■ **Try it**: Across the records below, how many lines contain the string "fmaxf"? Give the number by itself.

■ **Data to process**:
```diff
@@ -48,24 +79,14 @@
   const f32x4 qlo = ldg4(qrow + 8 * g), qhi = ldg4(qrow + 8 * g + 4);
   const float qtl = qrow[32 + g] * (LOG2E * sq);
 
-  const int skey = 16 * wv + c;
-  const float* krow = kbase + (size_t)min(skey, T - 1) * ld;
-  f32x4 klo = ldg4(krow + 8 * g), khi = ldg4(krow + 8 * g + 4);
-  float ktl = krow[32 + g];
+  f32x4 klo, khi;
+  float ktl;
+  load_k_entry(head_rows_rsrc(kbase, T, ld), true, 16 * wv + c, g, (unsigned)ld, klo, khi, ktl);
   constexpr int NVE = NST * OT * 64, NVT = (NVE + ATH - 1) / ATH;
   float ve[NVT][8];
-#pragma unroll
-  for (int it = 0; it < NVT; ++it) {
-    const int en = tid + it * ATH;
-    const int s = en / (OT * 64), rem = en - s * (OT * 64), ot = rem >> 6, l = rem & 63, kg = l >> 4, fc = l & 15;
-    const int f = 16 * ot + fc;
-#pragma unroll
-    for (int j = 0; j < 8; ++j) {
-      const int key = 32 * s + 16 * (j >> 2) + 4 * kg + (j & 3);
-      ve[it][j] = (!(ADG & 16) && en < NVE && f < HS && key < T) ? vbase[(size_t)key * ld + f] : 0.f;
-    }
-  }
-  if (skey >= T) { klo = splat4(0.f); khi = splat4(0.f); ktl = 0.f; }
+  const __amdgpu_buffer_rsrc_t vrs = head_rows_rsrc(vbase, T, ld);
+#pragma unroll
+  for (int it = 0; it < NVT; ++it) gather_v_entry(vrs, tid + it * ATH, (ADG & 16) ? 0 : NVE, 0, (unsigned)ld, ve[it]);
   {
     const Split8x3 kf = split_tm<TM>(klo * splat4(sk), khi * splat4(sk));
     Kf[0][wv][lane] = kf.t[0];
@@ -77,7 +98,7 @@
   const bool active = qt * 16 < TQ;
   const int nkt = (T + 15) / 16;
   const Split8x3 qf = split_tm<TM>(qlo * splat4(LOG2E * sq), qhi * splat4(LOG2E * sq));
-  const f32x4 inv_qk = splat4(1.0f / (sq * sk));
+  const float inv_qk = 1.0f / (sq * sk);
 
   f32x4 sc[NKT];
   auto qk_tile = [&](int kt) {
@@ -86,7 +107,6 @@
     if constexpr (ADG & 1) { sc[kt] = splat4(kl) + __builtin_bit_cast(f32x4, kf[0]); return; }
     f32x4 acc = mma_tm<TM>(kf, qf, splat4(0.f));
     sc[kt] = mfma4(kl, qtl, acc);
-    if constexpr (TM == 2) sc[kt] = sc[kt] * inv_qk;
   };
   const bool full = (nkt == NKT);
   if (active) {
@@ -129,13 +149,14 @@
   }
   mx = group_max(mx);
   float psum = 0.f;
+  const float nmx = -(mx * inv_qk);
 #pragma unroll
   for (int kt = 0; kt < NKT; ++kt) {
     if constexpr (!(ADG & 2)) {
-      sc[kt].x = __builtin_amdgcn_exp2f(sc[kt].x - mx);
-      sc[kt].y = __builtin_amdgcn_exp2f(sc[kt].y - mx);
-      sc[kt].z = __builtin_amdgcn_exp2f(sc[kt].z - mx);
-      sc[kt].w = __builtin_amdgcn_exp2f(sc[kt].w - mx);
+      sc[kt].x = __builtin_amdgcn_exp2f(scaled_diff<TM>(sc[kt].x, inv_qk, nmx));
+      sc[kt].y = __builtin_amdgcn_exp2f(scaled_diff<TM>(sc[kt].y, inv_qk, nmx));
+      sc[kt].z = __builtin_amdgcn_exp2f(scaled_diff<TM>(sc[kt].z, inv_qk, nmx));
+      sc[kt].w = __builtin_amdgcn_exp2f(scaled_diff<TM>(sc[kt].w, inv_qk, nmx));
     }
     psum += (sc[kt].x + sc[kt].y) + (sc[kt].z + sc[kt].w);
   }
@@ -197,7 +218,7 @@
   const f32x4 qlo = ldg4(qrow + 8 * g), qhi = ldg4(qrow + 8 * g + 4);
   const float qtl = qrow[32 + g] * (LOG2E * sq);
   const Split8x3 qf = split_tm<TM>(qlo * splat4(LOG2E * sq), qhi * splat4(LOG2E * sq));
-  const f32x4 inv_qk = splat4(1.0f / (sq * sk));
+  const float inv_qk = 1.0f / (sq * sk);
   const bool active = qt * 16 < TQ;
 
   constexpr int NKE = LKT * 64, NKR = (NKE + LTH - 1) / LTH;
@@ -206,30 +227,15 @@
   float ktl[NKR];
   float ve[NVR][8];
   const unsigned uld = (unsigned)ld;
+  const __amdgpu_buffer_rsrc_t krs = head_rows_rsrc(kbase, T, ld), vrs = head_rows_rsrc(vbase, T, ld);
   auto fetch = [&](int kb0) {
 #pragma unroll
     for (int it = 0; it < NKR; ++it) {
-      const int en = tid + it * LTH, kt = en >> 6, l = en & 63, kg = l >> 4, kc = l & 15;
-      const int skey = kb0 + 16 * kt + kc;
-      const unsigned ko = (unsigned)min(skey, T - 1) * uld + 8u * kg;
-      const bool ok = en < NKE && skey < T;
-      klo[it] = ok ? *reinterpret_cast<const f32x4*>(kbase + ko) : splat4(0.f);
-      khi[it] = ok ? *reinterpret_cast<const f32x4*>(kbase + ko + 4u) : splat4(0.f);
-      ktl[it] = ok ? kbase[(unsigned)min(skey, T - 1) * uld + 32u + kg] : 0.f;
-    }
-#pragma unroll
-    for (int it = 0; it < NVR; ++it) {
-      const int en = tid + it * LTH;
-      const int s = en / (OT * 64), rem = en - s * (OT * 64), ot = rem >> 6, l = rem & 63, kg = l >> 4, fc = l & 15;
-      const int f = 16 * ot + fc;
-      const int key0 = kb0 + 32 * s + 4 * kg;
-      const unsigned vo = (unsigned)key0 * uld + (unsigned)f;
-#pragma unroll
-      for (int j = 0; j < 8; ++j) {
-        const int dk = 16 * (j >> 2) + (j & 3);
-        ve[it][j] = (en < NVE && f < HS && key0 + dk < T) ? vbase[vo + (unsigned)dk * uld] : 0.f;
-      }
-    }
+      const int en = tid + it * LTH, kt = en >> 6, l = en & 63;
+      load_k_entry(krs, en < NKE, kb0 + 16 * kt + (l & 15), l >> 4, uld, klo[it], khi[it], ktl[it]);
+    }
+#pragma unroll
+    for (int it = 0; it < NVR; ++it) gather_v_entry(vrs, tid + it * LTH, NVE, kb0, uld, ve[it]);
   };
   auto stage = [&]() {
 #pragma unroll
@@ -284,7 +290,6 @@
               const u32x4_t kf[3] = {Kf[0][kt][lane], Kf[1][kt][lane], Kf[TM - 1][kt][lane]};
               f32x4 acc = mma_tm<TM>(kf, qf, splat4(0.f));
               sc[k8] = mfma4(Kt[kt][lane], qtl, acc);
-              if constexpr (TM == 2) sc[k8] = sc[k8] * inv_qk;
             } else {
               sc[k8] = splat4(-INFINITY);
             }
@@ -303,15 +308,16 @@
             bm = fmaxf(bm, fmaxf(fmaxf(sc[k8].x, sc[k8].y), fmaxf(sc[k8].z, sc[k8].w)));
           }
           const float mn = fmaxf(m, group_max(bm));
-          const float alpha = __builtin_amdgcn_exp2f(m - mn);
+          const float nmn = -(mn * inv_qk);
+          const float alpha = __builtin_amdgcn_exp2f(scaled_diff<TM>(m, inv_qk, nmn));
           m = mn;
           float bs = 0.f;
 #pragma unroll
           for (int k8 = 0; k8 < HT; ++k8) {
-            sc[k8].x = __builtin_amdgcn_exp2f(sc[k8].x - mn);
-            sc[k8].y = __builtin_amdgcn_exp2f(sc[k8].y - mn);
-            sc[k8].z = __builtin_amdgcn_exp2f(sc[k8].z - mn);
-            sc[k8].w = __builtin_amdgcn_exp2f(sc[k8].w - mn);
+            sc[k8].x = __builtin_amdgcn_exp2f(scaled_diff<TM>(sc[k8].x, inv_qk, nmn));
+            sc[k8].y = __builtin_amdgcn_exp2f(scaled_diff<TM>(sc[k8].y, inv_qk, nmn));
+            sc[k8].z = __builtin_amdgcn_exp2f(scaled_diff<TM>(sc[k8].z, inv_qk, nmn));
+            sc[k8].w = __builtin_amdgcn_exp2f(scaled_diff<TM>(sc[k8].w, inv_qk, nmn));
             bs += (sc[k8].x + sc[k8].y) + (sc[k8].z + sc[k8].w);
           }
           psum = psum * alpha + bs;
@@ -350,7 +356,7 @@
 
 bool attention_split_applicable(int hs, const AttnArgs& a) {
   static_assert(TPK == ATTN_SPLIT_SHORT_KEYS, "launch.h names the key count of the one-block kernel");
-  return hs == HS && a.win_front < 0 && a.Tk > 16 && a.Tq > 16 && a.ldk % 4 == 0 && a.ldq % 4 == 0;
+  return hs == HS && a.win_front < 0 && a.Tk > 16 && a.Tq > 16 && a.ldk % 4 == 0 && a.ldq % 4 == 0 && (long long)a.Tk * a.ldk * 4 < (1LL << 31);
 }
 bool attention_split_two_term_fits(const AttnArgs& a) { return a.h2_sq > 0.f && a.h2_sk > 0.f && a.h2_sv > 0.f && ADG == 0; }
 
```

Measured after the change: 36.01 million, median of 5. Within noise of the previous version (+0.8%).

■ **Answer for the task**: 2